- **Work instructions**
Which lines of the data below contain "LumLensMedium"? Please show them all.

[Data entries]
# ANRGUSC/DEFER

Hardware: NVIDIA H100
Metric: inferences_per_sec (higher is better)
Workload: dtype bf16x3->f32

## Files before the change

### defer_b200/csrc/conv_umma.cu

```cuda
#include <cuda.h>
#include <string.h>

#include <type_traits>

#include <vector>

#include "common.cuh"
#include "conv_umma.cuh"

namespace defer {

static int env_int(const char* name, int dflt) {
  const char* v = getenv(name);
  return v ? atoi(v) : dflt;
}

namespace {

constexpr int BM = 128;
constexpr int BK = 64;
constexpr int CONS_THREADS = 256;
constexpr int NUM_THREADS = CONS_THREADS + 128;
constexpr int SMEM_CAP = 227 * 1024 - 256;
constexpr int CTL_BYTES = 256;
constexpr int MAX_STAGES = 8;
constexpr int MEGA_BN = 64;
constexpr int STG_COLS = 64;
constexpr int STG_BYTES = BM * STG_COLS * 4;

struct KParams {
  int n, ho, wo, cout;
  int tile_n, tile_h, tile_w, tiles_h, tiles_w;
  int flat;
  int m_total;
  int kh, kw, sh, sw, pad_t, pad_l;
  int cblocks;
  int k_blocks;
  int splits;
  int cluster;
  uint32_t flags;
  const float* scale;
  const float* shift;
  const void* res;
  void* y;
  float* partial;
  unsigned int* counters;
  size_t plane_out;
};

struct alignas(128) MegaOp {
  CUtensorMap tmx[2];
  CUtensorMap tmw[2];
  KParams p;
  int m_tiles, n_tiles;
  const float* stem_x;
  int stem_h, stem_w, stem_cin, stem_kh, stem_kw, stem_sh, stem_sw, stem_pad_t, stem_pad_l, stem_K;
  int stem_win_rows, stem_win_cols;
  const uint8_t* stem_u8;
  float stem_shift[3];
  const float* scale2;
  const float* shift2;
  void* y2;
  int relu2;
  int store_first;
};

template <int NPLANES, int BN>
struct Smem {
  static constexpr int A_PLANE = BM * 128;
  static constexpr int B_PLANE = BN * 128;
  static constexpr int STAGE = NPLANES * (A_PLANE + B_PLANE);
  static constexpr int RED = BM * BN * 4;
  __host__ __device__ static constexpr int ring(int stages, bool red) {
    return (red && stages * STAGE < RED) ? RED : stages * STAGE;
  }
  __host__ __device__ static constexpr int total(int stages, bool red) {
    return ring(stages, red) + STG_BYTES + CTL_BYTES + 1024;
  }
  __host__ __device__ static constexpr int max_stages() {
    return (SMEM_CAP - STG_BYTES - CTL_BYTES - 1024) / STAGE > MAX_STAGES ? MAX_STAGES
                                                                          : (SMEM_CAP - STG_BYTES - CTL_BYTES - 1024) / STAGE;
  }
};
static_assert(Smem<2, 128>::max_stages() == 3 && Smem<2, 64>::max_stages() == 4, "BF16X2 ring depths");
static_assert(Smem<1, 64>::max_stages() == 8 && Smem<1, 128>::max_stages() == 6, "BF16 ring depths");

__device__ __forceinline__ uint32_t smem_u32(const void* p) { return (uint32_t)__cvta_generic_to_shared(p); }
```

--

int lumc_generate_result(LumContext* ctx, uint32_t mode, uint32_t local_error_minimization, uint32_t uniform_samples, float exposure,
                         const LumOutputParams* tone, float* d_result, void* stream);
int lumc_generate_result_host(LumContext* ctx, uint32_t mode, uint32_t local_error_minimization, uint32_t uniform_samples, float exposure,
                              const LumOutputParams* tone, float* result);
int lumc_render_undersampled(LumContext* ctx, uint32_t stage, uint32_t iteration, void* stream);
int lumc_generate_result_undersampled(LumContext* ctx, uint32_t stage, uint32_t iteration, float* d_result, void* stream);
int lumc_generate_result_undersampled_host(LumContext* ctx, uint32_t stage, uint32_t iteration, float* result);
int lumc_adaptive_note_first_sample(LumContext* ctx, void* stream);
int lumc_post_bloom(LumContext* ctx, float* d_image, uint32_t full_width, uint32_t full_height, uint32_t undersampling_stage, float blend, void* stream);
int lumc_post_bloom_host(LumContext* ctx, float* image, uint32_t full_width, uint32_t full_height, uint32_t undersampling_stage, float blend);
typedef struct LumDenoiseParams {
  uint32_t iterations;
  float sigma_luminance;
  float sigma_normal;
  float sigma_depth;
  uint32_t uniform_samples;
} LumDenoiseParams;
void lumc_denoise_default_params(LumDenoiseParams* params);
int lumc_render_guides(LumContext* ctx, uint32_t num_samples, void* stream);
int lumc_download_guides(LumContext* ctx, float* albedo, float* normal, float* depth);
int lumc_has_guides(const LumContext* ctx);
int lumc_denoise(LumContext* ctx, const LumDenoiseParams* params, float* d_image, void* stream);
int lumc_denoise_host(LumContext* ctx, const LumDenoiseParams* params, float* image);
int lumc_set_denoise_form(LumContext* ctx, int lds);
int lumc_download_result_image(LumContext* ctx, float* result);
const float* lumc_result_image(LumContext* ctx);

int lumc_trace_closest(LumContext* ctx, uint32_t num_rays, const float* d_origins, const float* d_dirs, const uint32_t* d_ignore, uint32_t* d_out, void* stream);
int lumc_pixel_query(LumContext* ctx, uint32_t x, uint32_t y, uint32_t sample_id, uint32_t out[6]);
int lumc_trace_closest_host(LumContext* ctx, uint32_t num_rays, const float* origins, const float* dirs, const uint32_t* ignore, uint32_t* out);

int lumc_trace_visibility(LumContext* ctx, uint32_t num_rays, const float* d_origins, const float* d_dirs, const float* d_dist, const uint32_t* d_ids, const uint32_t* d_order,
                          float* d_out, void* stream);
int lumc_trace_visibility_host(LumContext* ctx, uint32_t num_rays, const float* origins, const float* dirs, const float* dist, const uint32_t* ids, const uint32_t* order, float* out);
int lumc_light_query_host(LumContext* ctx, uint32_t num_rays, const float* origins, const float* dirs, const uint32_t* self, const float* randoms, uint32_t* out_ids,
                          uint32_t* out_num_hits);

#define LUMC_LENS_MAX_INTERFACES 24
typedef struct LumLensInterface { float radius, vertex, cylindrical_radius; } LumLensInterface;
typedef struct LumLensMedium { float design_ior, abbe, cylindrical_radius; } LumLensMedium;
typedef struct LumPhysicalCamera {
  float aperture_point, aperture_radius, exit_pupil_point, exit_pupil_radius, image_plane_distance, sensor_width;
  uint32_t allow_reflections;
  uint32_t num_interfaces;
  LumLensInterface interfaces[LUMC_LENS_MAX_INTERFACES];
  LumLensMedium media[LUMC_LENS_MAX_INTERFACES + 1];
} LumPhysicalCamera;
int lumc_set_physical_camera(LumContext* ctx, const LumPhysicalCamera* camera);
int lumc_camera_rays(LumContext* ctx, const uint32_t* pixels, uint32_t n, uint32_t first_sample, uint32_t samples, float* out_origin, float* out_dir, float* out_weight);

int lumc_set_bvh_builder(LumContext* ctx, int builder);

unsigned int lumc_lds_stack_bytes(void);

==

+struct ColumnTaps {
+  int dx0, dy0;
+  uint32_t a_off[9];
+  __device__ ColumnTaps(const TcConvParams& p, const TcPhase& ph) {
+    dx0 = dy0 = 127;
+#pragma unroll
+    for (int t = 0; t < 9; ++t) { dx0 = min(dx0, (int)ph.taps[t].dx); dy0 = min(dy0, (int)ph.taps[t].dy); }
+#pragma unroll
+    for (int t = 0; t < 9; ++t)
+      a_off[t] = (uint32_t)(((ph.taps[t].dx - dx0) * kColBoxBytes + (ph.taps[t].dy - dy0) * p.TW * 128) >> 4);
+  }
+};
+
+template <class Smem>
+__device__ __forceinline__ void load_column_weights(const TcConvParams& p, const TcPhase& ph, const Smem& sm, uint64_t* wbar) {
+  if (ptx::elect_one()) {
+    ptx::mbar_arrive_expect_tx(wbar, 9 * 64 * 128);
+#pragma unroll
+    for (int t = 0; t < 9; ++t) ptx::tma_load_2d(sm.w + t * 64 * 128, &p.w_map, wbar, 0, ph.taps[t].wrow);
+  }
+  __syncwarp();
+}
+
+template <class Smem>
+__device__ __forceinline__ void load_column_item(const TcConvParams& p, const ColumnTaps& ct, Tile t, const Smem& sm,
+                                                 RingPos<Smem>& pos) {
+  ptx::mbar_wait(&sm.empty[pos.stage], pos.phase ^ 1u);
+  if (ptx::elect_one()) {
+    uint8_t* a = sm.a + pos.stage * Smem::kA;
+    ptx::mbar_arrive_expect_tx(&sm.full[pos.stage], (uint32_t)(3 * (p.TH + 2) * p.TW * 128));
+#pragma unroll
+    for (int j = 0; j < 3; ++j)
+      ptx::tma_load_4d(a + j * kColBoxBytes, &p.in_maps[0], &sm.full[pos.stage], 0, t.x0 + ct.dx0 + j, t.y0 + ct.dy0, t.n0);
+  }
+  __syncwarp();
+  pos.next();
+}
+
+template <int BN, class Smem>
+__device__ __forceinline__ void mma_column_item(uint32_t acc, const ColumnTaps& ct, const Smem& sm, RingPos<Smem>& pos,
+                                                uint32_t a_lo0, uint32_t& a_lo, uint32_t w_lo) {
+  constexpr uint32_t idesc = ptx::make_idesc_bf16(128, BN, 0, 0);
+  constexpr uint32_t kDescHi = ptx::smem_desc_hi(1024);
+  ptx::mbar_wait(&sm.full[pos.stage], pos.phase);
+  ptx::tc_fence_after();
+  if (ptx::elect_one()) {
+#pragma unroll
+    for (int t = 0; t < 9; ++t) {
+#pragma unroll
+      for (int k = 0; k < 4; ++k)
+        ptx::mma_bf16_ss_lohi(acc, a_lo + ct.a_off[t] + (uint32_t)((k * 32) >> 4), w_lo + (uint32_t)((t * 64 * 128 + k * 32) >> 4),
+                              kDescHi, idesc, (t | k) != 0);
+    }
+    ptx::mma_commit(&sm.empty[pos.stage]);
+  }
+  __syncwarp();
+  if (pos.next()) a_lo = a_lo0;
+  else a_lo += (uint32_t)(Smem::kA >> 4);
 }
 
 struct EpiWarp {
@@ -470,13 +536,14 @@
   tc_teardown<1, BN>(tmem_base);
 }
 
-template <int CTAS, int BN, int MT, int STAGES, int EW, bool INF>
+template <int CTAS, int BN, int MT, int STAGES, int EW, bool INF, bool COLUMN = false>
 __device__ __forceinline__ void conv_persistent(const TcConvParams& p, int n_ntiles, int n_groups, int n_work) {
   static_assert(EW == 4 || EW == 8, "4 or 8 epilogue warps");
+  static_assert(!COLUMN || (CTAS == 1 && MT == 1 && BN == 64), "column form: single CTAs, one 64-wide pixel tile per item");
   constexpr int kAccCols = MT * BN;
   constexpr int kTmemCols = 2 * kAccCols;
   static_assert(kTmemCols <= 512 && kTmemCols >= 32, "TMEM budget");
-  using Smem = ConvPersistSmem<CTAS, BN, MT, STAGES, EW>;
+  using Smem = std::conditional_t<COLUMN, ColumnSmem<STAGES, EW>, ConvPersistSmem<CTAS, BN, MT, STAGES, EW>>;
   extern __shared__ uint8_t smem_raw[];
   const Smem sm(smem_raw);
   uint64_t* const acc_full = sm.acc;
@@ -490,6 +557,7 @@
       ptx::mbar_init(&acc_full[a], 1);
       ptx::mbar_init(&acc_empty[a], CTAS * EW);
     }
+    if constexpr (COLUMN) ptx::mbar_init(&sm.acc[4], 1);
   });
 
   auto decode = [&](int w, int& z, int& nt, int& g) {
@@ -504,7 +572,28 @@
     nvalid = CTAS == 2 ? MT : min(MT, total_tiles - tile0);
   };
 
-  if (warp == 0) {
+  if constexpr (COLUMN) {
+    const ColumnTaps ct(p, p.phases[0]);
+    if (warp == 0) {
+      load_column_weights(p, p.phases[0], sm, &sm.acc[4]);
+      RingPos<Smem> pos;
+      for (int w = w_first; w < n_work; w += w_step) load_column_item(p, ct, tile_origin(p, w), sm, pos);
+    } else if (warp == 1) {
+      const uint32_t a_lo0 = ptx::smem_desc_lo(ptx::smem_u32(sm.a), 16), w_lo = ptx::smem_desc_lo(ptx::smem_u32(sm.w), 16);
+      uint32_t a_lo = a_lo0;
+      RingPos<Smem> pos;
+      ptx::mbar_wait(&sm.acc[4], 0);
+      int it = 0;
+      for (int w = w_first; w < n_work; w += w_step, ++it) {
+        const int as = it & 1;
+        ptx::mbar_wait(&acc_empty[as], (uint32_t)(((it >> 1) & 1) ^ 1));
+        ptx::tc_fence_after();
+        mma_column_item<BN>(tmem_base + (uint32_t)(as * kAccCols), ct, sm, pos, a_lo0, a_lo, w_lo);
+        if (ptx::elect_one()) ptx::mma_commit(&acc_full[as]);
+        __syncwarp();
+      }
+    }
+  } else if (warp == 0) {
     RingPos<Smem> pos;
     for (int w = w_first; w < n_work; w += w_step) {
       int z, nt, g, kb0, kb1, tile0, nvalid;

- **Answer box**
typedef struct LumLensMedium { float design_ior, abbe, cylindrical_radius; } LumLensMedium;
  LumLensMedium media[LUMC_LENS_MAX_INTERFACES + 1];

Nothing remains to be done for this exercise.